Directions for this task: Pick out the lines below with "prime" and list them.

Source data:

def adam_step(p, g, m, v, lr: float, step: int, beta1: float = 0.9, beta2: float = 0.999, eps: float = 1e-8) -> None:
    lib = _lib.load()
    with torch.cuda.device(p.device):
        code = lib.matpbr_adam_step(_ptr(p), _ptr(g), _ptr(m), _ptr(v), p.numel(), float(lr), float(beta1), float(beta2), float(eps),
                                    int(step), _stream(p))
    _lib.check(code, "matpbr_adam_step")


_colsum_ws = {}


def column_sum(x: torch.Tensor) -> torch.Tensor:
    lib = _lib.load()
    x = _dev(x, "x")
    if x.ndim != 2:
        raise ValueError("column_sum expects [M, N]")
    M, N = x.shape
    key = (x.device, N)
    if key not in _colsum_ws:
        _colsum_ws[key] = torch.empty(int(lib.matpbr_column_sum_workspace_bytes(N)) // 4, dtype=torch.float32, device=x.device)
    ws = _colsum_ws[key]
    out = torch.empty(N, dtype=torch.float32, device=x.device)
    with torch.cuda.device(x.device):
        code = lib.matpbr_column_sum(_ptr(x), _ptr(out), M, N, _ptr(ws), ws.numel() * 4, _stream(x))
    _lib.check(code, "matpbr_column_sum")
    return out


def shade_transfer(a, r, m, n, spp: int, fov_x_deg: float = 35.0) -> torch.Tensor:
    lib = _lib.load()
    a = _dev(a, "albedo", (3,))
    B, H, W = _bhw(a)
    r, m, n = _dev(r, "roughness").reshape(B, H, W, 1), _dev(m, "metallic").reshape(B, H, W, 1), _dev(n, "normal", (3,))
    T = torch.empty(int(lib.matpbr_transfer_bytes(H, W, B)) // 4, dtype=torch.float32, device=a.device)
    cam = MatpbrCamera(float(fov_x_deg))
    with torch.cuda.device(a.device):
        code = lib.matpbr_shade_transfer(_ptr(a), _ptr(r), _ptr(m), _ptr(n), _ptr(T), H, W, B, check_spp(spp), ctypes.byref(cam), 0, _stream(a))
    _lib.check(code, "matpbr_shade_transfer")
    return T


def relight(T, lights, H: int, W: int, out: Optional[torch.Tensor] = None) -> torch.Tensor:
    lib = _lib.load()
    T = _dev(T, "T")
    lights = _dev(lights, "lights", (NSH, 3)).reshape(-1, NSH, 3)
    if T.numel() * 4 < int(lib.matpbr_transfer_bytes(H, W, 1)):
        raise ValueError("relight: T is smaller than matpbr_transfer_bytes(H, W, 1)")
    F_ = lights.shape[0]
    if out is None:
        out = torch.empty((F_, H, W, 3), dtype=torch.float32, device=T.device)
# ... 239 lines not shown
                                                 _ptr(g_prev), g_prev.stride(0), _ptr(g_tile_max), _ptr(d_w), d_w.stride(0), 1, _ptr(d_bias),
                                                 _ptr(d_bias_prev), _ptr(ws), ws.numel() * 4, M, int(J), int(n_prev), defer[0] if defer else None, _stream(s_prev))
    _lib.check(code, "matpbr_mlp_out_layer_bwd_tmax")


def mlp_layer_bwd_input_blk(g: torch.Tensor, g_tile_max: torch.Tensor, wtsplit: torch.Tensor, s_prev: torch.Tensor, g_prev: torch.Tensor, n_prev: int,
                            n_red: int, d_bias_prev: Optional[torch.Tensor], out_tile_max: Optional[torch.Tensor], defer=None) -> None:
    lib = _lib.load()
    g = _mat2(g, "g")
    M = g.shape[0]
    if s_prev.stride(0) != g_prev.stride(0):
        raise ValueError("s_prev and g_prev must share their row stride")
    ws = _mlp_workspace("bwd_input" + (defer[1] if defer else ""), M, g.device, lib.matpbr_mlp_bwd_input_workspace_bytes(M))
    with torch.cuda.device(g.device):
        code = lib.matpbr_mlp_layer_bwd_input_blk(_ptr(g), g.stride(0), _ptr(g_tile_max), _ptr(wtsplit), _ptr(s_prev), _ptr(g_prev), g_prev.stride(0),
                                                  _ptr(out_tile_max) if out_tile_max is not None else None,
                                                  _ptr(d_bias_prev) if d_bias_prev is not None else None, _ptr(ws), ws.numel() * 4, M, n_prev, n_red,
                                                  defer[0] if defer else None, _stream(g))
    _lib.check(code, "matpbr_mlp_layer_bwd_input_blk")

==

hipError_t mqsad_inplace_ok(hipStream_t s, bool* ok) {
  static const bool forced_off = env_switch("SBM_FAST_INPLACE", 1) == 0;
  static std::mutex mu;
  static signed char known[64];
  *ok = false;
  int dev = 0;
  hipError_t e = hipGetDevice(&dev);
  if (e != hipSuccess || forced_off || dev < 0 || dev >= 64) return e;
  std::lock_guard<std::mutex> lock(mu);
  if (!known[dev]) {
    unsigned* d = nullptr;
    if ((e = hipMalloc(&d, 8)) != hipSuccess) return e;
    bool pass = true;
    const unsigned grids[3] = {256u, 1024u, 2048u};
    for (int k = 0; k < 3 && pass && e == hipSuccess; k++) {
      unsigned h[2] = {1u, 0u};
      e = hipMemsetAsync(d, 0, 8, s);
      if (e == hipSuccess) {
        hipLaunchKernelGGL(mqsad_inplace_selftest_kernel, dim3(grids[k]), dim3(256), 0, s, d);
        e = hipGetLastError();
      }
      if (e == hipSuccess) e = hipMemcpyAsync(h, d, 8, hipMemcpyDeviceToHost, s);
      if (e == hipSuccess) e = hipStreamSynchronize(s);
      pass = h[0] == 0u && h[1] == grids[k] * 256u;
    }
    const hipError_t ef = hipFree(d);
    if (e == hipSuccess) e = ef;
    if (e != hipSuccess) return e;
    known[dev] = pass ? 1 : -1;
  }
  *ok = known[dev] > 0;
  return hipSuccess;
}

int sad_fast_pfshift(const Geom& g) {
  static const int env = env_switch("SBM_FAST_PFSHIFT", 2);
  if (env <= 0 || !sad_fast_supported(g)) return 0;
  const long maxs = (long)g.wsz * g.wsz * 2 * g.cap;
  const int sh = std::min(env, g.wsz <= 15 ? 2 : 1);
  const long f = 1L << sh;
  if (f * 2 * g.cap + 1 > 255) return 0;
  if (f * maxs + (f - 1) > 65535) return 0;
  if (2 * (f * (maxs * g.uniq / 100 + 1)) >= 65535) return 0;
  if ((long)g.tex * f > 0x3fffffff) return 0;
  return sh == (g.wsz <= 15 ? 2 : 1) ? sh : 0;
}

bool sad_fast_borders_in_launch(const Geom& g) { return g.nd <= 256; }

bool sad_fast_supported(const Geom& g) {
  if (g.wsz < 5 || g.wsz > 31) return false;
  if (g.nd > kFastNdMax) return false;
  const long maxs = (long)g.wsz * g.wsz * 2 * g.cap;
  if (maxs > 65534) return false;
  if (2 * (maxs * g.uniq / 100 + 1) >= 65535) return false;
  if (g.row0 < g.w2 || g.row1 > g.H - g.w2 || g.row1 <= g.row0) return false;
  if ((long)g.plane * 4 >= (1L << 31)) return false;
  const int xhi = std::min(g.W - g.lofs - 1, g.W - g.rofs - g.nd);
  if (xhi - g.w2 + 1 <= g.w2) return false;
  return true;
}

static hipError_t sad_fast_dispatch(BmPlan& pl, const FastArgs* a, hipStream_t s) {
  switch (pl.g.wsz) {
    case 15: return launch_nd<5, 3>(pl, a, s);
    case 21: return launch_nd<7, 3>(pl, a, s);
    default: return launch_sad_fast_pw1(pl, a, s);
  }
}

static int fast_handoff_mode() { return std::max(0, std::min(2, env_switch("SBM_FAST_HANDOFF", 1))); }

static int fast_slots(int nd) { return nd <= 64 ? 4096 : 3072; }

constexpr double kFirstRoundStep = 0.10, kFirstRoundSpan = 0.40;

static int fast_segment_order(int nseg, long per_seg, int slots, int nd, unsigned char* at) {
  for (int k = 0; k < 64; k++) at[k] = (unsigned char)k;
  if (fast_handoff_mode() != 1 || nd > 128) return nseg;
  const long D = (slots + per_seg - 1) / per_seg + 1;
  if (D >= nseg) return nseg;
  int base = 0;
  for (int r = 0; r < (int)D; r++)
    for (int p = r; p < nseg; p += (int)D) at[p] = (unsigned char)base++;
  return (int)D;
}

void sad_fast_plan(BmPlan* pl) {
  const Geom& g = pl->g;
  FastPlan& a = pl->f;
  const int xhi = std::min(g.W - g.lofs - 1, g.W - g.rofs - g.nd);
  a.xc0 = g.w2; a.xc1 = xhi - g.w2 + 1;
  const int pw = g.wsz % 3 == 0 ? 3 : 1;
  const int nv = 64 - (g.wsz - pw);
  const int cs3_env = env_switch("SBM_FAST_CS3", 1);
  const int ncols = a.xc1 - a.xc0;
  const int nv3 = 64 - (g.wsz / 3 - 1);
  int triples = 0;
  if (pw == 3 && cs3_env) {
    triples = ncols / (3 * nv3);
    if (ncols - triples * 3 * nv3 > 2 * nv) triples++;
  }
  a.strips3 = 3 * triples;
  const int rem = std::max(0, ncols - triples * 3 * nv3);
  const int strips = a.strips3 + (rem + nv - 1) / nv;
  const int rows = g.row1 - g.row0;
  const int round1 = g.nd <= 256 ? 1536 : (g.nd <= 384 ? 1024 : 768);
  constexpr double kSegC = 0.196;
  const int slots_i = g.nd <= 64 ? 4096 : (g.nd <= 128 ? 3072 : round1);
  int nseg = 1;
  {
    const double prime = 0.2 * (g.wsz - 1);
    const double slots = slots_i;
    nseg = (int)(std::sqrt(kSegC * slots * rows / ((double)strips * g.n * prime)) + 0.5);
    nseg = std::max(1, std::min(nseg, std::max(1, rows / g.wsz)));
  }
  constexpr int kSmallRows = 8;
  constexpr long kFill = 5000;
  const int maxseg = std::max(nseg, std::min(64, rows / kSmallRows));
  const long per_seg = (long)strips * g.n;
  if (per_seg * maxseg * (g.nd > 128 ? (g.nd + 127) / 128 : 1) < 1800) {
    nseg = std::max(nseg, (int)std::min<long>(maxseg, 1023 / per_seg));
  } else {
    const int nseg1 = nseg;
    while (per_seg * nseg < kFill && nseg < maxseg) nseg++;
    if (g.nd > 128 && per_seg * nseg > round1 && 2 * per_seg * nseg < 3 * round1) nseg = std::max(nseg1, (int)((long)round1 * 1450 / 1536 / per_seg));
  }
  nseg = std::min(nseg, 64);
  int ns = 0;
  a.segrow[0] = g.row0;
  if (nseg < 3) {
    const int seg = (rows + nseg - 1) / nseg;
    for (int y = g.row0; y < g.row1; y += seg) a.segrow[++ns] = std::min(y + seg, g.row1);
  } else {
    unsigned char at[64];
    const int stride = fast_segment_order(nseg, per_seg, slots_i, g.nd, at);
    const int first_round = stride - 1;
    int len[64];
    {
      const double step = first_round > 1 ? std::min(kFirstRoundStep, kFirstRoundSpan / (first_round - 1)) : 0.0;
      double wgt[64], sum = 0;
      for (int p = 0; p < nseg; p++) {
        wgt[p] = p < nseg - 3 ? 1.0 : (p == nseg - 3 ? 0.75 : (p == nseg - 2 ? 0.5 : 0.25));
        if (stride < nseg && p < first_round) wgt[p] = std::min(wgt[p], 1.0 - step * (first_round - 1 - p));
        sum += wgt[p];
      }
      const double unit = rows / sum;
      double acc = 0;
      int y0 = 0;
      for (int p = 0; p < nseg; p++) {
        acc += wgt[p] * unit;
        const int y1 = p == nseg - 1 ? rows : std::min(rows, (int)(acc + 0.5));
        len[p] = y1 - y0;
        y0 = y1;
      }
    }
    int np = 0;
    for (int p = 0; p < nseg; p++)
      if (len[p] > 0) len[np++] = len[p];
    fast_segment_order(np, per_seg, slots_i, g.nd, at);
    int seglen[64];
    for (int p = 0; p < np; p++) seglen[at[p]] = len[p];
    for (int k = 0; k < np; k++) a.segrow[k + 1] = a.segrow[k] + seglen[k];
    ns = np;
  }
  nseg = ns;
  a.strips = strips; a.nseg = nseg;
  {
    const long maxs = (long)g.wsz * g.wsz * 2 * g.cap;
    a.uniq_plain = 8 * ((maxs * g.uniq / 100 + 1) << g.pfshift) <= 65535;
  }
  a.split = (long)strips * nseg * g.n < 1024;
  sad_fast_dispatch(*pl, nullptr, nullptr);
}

Answer space:
    const double prime = 0.2 * (g.wsz - 1);
    nseg = (int)(std::sqrt(kSegC * slots * rows / ((double)strips * g.n * prime)) + 0.5);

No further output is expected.